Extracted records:

+ + +

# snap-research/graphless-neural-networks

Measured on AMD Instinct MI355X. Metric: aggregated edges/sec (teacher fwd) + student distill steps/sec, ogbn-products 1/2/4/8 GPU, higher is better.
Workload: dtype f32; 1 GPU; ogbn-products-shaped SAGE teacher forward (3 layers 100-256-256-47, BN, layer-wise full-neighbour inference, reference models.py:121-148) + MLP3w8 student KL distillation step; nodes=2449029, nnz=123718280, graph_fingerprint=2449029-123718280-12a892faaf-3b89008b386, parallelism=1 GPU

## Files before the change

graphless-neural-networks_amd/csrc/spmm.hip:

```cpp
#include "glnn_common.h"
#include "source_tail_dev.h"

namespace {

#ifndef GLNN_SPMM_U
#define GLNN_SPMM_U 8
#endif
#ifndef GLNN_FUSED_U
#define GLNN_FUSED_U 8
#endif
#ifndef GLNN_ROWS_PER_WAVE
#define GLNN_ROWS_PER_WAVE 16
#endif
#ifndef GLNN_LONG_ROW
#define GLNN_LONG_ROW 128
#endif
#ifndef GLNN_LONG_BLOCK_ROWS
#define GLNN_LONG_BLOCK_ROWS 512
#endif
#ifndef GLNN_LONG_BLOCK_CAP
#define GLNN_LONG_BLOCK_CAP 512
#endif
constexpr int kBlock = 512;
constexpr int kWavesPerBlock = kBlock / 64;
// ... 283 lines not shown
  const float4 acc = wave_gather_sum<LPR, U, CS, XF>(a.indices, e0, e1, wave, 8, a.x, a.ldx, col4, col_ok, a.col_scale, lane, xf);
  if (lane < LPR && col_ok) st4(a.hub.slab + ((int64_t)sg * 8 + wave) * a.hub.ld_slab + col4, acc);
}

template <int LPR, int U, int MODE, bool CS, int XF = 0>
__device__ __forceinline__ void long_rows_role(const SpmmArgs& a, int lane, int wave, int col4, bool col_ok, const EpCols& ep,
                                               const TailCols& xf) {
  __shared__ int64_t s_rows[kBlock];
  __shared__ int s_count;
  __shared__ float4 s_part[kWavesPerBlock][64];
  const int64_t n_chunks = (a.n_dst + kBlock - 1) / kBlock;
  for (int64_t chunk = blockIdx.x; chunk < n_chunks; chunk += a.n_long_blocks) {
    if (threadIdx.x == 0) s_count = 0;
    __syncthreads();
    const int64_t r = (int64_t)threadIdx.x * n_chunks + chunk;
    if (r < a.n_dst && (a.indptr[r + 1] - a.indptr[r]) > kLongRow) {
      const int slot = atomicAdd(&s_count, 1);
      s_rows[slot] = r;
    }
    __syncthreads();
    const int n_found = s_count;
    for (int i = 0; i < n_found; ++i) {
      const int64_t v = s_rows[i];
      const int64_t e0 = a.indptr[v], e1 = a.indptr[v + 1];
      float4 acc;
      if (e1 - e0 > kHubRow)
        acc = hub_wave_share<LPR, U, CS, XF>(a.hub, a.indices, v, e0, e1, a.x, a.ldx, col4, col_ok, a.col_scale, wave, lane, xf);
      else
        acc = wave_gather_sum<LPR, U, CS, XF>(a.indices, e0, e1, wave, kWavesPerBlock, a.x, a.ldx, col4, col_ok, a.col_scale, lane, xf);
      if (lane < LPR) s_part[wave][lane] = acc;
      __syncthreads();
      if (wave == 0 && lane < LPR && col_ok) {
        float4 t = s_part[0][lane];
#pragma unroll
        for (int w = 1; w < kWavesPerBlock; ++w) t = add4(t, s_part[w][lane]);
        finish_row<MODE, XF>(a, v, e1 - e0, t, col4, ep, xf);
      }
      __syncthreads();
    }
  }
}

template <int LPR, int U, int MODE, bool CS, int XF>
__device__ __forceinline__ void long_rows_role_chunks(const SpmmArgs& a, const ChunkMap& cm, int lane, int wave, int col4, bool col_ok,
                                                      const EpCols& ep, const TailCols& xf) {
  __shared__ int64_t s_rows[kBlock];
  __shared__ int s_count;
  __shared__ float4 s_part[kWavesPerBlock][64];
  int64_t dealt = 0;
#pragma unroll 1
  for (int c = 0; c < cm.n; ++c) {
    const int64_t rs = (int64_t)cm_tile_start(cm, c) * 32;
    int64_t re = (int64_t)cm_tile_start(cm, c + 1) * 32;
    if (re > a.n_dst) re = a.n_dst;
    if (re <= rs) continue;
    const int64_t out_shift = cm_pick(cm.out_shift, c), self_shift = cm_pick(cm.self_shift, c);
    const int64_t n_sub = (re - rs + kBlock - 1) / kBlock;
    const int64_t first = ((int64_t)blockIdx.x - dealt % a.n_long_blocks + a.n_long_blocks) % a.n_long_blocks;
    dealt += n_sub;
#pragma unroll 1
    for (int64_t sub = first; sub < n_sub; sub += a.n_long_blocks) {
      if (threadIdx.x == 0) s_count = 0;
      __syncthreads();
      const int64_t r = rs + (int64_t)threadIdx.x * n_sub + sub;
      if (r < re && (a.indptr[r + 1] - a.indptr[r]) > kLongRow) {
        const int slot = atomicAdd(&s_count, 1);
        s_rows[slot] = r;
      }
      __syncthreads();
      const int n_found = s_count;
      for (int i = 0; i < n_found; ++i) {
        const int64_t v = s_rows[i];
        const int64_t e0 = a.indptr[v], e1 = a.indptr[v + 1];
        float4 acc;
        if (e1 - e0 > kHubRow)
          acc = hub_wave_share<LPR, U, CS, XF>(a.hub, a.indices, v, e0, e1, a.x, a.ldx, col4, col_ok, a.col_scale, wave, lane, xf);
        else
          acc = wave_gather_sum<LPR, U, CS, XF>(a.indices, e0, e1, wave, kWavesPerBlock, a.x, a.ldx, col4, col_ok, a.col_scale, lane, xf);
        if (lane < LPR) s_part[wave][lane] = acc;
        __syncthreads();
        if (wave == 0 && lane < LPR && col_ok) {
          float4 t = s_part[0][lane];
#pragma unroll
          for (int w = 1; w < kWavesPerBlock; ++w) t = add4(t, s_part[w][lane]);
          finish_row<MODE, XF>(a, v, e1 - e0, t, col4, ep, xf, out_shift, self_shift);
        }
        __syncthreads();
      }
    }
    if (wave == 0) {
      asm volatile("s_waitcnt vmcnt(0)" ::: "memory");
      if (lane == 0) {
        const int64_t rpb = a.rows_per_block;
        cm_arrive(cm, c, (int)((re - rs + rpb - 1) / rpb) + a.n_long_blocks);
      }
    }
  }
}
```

+ + +

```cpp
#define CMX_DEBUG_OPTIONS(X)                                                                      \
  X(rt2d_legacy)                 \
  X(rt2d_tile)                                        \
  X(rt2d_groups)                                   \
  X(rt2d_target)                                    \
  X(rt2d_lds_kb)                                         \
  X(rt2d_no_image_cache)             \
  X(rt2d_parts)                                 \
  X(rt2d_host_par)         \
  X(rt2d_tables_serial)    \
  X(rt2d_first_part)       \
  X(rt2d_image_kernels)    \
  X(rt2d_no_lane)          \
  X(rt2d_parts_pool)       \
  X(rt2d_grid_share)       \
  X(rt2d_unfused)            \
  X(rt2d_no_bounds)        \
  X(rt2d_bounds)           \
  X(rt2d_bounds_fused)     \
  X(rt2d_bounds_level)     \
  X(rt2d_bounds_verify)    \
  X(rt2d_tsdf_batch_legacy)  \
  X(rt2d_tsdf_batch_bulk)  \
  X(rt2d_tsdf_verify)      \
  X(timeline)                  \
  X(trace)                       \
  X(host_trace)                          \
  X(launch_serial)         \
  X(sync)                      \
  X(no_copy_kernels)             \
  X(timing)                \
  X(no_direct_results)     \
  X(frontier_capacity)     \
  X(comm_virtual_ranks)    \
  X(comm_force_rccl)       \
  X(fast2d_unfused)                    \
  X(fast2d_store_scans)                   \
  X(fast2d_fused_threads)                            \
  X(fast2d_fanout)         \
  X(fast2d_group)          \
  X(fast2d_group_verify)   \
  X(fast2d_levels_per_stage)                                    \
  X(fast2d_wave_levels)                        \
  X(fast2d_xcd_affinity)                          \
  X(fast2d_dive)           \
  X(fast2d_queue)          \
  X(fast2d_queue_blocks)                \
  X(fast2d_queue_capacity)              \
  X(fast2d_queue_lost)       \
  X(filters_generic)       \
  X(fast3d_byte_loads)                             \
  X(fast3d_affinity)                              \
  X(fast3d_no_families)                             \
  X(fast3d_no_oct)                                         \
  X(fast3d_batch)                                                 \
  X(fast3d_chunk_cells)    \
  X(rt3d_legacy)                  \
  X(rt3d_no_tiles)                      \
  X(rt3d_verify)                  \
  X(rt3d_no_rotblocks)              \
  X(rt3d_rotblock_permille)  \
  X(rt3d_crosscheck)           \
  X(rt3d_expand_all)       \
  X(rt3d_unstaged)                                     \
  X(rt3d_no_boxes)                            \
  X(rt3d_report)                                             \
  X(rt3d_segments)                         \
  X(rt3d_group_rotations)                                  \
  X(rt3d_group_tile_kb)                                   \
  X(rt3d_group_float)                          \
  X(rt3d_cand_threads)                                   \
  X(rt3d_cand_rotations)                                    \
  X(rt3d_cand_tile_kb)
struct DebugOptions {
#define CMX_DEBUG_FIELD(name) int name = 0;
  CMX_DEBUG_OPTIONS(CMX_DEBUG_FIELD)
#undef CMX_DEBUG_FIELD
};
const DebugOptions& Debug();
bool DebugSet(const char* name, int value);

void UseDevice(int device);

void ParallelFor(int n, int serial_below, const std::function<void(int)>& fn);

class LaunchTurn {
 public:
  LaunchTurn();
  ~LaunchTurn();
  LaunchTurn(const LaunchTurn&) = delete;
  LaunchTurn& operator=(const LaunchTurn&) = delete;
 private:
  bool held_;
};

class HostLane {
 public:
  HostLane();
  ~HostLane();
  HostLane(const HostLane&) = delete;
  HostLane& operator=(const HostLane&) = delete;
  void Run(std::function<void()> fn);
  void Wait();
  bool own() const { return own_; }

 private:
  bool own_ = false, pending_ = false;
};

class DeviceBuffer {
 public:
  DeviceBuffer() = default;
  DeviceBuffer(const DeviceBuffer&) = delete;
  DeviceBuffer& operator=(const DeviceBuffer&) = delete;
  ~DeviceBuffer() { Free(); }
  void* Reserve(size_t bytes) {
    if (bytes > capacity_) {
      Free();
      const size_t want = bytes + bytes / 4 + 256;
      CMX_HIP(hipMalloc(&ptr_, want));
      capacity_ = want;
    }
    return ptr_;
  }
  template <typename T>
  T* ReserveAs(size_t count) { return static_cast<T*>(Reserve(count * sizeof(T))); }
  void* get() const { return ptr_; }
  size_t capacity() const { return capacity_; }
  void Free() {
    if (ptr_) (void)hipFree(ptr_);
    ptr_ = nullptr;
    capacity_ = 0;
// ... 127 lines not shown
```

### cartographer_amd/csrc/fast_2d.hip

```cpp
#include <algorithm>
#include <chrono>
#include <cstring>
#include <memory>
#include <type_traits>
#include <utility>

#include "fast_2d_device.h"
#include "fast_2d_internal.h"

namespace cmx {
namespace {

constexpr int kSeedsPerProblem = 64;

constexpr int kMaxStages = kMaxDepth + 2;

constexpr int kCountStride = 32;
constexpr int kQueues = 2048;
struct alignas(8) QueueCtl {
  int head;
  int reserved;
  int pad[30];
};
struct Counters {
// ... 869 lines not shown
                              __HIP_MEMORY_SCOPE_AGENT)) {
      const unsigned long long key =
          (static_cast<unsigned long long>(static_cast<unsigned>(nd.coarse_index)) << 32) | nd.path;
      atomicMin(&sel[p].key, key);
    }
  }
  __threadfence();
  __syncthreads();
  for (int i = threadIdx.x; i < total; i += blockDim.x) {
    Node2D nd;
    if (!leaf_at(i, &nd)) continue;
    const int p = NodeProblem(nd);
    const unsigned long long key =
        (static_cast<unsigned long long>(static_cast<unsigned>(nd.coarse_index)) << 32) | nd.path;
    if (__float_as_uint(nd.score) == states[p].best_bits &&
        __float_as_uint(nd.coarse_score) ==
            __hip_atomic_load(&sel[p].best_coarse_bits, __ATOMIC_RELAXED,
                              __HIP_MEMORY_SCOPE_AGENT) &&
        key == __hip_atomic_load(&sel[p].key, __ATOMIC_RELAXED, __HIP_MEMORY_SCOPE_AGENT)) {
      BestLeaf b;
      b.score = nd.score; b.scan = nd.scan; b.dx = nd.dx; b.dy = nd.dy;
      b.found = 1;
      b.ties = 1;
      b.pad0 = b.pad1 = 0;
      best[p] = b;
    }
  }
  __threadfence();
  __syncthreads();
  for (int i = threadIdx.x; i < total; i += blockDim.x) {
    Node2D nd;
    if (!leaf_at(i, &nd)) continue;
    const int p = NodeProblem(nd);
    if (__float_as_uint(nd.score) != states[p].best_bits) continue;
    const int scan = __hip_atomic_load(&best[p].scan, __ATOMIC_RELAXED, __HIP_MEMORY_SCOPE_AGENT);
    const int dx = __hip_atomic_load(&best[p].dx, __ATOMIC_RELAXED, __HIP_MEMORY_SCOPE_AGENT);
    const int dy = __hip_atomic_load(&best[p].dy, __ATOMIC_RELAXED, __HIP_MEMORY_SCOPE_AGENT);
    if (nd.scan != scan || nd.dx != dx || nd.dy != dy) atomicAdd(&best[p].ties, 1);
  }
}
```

+ + +

In the entries above, find every line with the word "SpmmArgs" and list it.

■ **Response**:
__device__ __forceinline__ void long_rows_role(const SpmmArgs& a, int lane, int wave, int col4, bool col_ok, const EpCols& ep,
__device__ __forceinline__ void long_rows_role_chunks(const SpmmArgs& a, const ChunkMap& cm, int lane, int wave, int col4, bool col_ok,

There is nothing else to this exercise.